## Directions:
Which lines of the entries below run from the one holding "total = read_block(kCatLuma8x8, -1, 0, 64, lv, nzp, kWrite" to the one holding "if (nz) res.luma |= b8_blocks(b8);", inclusive? Set down exactly those lines and no others.

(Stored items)
○ ○ ○ ○ ○

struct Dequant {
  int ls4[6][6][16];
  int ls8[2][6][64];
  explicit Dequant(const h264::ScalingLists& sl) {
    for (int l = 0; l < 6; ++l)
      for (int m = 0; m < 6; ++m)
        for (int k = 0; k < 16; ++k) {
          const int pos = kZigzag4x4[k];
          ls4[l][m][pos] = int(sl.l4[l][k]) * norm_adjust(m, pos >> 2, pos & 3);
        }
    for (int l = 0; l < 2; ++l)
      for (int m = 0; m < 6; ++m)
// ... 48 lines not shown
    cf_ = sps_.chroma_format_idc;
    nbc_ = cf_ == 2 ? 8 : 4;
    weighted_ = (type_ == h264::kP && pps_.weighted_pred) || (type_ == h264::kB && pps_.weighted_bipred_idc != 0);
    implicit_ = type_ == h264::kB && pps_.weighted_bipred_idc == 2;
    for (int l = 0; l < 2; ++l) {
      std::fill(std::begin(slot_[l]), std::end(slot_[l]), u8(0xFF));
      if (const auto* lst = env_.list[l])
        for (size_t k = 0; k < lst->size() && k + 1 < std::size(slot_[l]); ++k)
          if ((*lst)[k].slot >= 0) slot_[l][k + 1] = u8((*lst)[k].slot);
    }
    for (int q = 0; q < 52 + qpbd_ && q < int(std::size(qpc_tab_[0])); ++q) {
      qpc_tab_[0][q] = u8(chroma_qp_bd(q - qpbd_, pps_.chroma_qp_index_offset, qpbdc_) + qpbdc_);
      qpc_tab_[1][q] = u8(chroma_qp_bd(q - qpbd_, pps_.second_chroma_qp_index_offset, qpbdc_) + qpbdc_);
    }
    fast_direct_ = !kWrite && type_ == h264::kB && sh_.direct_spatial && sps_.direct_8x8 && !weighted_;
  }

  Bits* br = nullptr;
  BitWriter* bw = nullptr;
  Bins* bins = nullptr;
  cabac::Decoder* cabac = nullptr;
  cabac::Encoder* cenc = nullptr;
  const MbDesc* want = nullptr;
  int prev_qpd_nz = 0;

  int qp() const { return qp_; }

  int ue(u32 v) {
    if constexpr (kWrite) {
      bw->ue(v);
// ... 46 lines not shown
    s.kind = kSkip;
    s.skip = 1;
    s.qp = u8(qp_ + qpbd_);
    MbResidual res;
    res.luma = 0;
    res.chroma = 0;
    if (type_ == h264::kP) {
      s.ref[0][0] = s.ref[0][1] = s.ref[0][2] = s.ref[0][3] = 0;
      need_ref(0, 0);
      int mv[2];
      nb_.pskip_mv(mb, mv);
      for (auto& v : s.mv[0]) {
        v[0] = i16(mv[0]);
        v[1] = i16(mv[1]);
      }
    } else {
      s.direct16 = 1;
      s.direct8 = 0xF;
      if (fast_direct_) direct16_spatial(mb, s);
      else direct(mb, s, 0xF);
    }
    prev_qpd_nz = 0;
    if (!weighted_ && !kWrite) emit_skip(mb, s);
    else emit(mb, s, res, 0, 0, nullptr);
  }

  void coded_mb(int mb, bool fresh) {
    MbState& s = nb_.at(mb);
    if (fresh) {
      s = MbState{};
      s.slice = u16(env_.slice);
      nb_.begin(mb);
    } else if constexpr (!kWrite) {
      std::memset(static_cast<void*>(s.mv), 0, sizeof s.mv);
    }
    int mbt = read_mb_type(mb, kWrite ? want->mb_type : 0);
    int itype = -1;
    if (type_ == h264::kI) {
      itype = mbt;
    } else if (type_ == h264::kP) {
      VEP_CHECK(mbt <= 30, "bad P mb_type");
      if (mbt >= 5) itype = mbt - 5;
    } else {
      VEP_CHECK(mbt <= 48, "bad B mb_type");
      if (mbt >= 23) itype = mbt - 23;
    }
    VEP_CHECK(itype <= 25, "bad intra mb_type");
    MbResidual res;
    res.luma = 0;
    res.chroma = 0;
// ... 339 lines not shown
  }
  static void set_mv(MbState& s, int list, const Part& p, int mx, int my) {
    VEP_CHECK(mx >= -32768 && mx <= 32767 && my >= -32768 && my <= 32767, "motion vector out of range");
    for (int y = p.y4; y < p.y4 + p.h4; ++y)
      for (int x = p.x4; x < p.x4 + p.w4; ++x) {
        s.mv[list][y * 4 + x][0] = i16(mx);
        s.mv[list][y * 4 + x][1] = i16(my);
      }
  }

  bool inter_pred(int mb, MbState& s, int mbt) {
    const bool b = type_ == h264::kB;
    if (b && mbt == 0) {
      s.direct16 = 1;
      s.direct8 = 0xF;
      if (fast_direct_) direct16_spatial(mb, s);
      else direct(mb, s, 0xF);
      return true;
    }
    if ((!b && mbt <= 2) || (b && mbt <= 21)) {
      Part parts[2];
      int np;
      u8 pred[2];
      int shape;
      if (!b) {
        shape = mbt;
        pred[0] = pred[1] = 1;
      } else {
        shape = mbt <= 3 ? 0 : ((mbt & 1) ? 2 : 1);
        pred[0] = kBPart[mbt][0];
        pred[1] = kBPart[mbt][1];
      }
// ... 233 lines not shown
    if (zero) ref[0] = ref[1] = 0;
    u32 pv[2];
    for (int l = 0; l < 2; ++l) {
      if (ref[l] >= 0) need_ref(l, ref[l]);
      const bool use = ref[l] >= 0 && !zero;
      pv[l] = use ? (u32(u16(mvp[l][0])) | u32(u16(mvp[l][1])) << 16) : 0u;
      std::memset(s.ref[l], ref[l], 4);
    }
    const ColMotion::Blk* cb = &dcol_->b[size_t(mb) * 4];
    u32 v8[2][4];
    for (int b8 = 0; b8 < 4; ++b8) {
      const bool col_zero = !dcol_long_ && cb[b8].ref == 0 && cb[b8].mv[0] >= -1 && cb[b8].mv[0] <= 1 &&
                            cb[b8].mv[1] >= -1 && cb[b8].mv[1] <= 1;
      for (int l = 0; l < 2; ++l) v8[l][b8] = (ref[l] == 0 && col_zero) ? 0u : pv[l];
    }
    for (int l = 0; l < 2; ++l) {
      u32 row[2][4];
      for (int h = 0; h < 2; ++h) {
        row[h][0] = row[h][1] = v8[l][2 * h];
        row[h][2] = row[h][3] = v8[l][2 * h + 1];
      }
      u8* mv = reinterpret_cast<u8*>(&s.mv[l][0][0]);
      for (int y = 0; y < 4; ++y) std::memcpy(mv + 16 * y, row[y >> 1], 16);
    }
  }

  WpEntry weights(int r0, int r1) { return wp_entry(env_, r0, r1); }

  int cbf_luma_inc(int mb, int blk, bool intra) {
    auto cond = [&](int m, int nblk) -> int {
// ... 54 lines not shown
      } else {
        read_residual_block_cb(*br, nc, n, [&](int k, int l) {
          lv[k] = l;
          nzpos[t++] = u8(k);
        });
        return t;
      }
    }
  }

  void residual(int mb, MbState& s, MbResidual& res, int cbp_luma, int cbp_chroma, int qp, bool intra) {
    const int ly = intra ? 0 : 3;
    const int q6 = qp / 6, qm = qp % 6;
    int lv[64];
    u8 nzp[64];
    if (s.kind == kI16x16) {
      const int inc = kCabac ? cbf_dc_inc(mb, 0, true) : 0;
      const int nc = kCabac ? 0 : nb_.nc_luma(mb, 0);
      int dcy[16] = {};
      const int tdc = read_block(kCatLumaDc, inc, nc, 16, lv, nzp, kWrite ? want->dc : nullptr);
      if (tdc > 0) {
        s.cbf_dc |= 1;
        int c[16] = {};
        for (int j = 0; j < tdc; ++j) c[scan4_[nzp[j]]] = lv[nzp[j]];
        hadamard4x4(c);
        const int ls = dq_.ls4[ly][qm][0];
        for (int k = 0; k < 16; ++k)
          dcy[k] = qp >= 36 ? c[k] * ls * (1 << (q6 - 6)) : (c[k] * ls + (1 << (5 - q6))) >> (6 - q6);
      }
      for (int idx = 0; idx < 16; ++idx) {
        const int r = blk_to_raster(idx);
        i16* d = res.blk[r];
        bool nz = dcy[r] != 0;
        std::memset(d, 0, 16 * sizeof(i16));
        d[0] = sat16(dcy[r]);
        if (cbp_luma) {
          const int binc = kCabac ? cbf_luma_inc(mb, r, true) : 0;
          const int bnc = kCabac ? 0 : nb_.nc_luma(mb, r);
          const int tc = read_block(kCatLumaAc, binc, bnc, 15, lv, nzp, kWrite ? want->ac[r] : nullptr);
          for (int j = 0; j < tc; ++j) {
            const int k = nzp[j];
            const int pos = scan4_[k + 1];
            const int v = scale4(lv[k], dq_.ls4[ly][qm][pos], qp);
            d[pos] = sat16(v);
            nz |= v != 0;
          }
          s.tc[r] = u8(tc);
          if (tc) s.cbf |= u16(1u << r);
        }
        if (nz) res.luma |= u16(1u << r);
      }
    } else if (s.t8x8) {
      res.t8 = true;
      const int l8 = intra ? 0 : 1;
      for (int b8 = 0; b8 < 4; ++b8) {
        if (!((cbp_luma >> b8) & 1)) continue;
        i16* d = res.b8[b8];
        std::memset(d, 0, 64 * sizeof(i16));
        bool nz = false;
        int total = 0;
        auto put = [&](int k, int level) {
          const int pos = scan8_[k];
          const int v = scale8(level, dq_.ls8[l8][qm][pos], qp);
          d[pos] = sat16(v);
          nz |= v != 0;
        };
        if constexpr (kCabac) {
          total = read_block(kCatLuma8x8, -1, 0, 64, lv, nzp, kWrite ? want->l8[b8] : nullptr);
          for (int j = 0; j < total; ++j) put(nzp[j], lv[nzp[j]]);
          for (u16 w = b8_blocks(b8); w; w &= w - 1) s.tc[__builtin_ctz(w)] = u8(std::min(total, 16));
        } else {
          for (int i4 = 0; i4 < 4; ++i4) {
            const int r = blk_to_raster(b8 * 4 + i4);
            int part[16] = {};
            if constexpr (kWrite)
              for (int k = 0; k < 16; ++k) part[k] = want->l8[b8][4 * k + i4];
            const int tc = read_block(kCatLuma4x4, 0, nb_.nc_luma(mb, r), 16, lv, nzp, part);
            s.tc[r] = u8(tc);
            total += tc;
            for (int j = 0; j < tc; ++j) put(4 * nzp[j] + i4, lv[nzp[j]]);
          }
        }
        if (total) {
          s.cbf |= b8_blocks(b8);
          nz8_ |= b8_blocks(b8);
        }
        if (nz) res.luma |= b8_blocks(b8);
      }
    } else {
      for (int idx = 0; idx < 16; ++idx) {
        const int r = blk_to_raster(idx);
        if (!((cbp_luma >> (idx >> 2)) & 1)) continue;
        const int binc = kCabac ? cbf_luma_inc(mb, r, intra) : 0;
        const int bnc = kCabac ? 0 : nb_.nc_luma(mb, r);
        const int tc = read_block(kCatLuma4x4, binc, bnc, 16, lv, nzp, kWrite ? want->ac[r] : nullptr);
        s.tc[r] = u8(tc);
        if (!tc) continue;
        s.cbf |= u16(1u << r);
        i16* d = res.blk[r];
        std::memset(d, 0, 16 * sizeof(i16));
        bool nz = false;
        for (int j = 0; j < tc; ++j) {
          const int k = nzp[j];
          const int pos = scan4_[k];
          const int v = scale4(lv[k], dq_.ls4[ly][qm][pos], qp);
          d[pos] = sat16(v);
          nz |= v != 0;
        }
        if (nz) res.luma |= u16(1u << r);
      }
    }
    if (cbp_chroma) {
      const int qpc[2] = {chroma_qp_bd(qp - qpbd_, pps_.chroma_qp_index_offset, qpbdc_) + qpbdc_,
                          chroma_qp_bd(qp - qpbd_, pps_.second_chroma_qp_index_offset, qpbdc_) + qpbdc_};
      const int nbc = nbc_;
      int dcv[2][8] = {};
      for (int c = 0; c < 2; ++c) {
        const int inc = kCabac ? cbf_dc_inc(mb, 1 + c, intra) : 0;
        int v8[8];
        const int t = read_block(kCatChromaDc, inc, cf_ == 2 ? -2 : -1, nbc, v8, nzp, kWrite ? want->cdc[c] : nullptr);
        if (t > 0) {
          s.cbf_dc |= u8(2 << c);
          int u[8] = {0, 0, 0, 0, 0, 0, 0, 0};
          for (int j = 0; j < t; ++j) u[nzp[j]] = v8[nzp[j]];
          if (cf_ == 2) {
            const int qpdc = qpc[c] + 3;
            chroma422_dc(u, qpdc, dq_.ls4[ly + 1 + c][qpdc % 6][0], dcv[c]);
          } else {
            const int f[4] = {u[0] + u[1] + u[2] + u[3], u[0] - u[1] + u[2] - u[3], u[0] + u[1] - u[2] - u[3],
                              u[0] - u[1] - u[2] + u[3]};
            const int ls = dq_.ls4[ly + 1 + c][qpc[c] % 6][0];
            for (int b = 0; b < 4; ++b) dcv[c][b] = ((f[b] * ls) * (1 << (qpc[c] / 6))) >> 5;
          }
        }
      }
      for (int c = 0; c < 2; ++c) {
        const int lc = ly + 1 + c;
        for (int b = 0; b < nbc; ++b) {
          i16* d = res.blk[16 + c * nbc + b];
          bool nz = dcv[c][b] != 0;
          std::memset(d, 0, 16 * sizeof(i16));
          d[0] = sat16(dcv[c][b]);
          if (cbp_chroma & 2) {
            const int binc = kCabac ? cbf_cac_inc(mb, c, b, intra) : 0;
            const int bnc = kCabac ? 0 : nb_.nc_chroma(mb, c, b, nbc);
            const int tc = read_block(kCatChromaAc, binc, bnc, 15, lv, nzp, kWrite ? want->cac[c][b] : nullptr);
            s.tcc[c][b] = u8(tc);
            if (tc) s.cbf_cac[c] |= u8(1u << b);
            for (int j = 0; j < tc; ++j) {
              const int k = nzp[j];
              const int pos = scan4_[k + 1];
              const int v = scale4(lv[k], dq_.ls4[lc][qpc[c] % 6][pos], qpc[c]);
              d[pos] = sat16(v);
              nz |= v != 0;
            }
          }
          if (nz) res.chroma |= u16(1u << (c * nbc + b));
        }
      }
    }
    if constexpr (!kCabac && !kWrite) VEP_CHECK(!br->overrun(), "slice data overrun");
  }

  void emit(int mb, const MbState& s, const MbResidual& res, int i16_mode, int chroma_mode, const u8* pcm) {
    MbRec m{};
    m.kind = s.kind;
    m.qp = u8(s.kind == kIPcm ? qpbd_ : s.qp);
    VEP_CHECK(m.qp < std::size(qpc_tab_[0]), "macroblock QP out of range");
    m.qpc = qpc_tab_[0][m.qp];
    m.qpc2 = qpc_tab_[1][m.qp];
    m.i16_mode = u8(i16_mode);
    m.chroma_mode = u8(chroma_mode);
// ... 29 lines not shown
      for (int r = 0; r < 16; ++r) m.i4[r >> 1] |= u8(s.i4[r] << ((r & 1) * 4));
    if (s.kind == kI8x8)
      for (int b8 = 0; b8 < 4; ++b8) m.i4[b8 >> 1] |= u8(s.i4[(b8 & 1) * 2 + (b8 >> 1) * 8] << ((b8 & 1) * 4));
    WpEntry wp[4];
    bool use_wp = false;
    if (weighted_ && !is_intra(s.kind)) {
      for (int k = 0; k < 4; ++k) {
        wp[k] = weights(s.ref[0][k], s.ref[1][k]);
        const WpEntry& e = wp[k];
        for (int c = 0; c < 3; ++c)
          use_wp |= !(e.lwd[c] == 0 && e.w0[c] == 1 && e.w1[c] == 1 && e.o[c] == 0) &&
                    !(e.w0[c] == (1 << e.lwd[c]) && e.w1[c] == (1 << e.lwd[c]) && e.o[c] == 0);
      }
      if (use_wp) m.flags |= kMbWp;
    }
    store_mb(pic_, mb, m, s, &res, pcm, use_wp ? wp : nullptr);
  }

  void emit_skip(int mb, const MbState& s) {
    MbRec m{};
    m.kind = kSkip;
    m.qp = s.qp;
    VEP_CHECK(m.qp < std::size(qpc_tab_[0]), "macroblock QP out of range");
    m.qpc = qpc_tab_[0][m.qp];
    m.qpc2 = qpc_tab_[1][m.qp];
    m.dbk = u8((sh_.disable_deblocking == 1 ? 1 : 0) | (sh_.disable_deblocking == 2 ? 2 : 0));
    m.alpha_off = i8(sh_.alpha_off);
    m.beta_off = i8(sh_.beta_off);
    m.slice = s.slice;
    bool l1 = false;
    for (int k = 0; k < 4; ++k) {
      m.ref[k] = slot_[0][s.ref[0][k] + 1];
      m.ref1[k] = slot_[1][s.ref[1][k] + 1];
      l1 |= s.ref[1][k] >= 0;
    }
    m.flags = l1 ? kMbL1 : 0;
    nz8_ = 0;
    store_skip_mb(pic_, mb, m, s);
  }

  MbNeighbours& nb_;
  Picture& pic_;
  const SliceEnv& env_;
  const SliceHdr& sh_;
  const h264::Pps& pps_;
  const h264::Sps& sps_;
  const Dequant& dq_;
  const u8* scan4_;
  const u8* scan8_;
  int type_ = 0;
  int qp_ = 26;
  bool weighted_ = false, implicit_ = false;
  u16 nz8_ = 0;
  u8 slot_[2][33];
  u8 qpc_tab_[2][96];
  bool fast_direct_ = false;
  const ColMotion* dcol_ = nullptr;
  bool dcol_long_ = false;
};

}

○ ○ ○ ○ ○

## Exercise solution:
          total = read_block(kCatLuma8x8, -1, 0, 64, lv, nzp, kWrite ? want->l8[b8] : nullptr);
          for (int j = 0; j < total; ++j) put(nzp[j], lv[nzp[j]]);
          for (u16 w = b8_blocks(b8); w; w &= w - 1) s.tc[__builtin_ctz(w)] = u8(std::min(total, 16));
        } else {
          for (int i4 = 0; i4 < 4; ++i4) {
            const int r = blk_to_raster(b8 * 4 + i4);
            int part[16] = {};
            if constexpr (kWrite)
              for (int k = 0; k < 16; ++k) part[k] = want->l8[b8][4 * k + i4];
            const int tc = read_block(kCatLuma4x4, 0, nb_.nc_luma(mb, r), 16, lv, nzp, part);
            s.tc[r] = u8(tc);
            total += tc;
            for (int j = 0; j < tc; ++j) put(4 * nzp[j] + i4, lv[nzp[j]]);
          }
        }
        if (total) {
          s.cbf |= b8_blocks(b8);
          nz8_ |= b8_blocks(b8);
        }
        if (nz) res.luma |= b8_blocks(b8);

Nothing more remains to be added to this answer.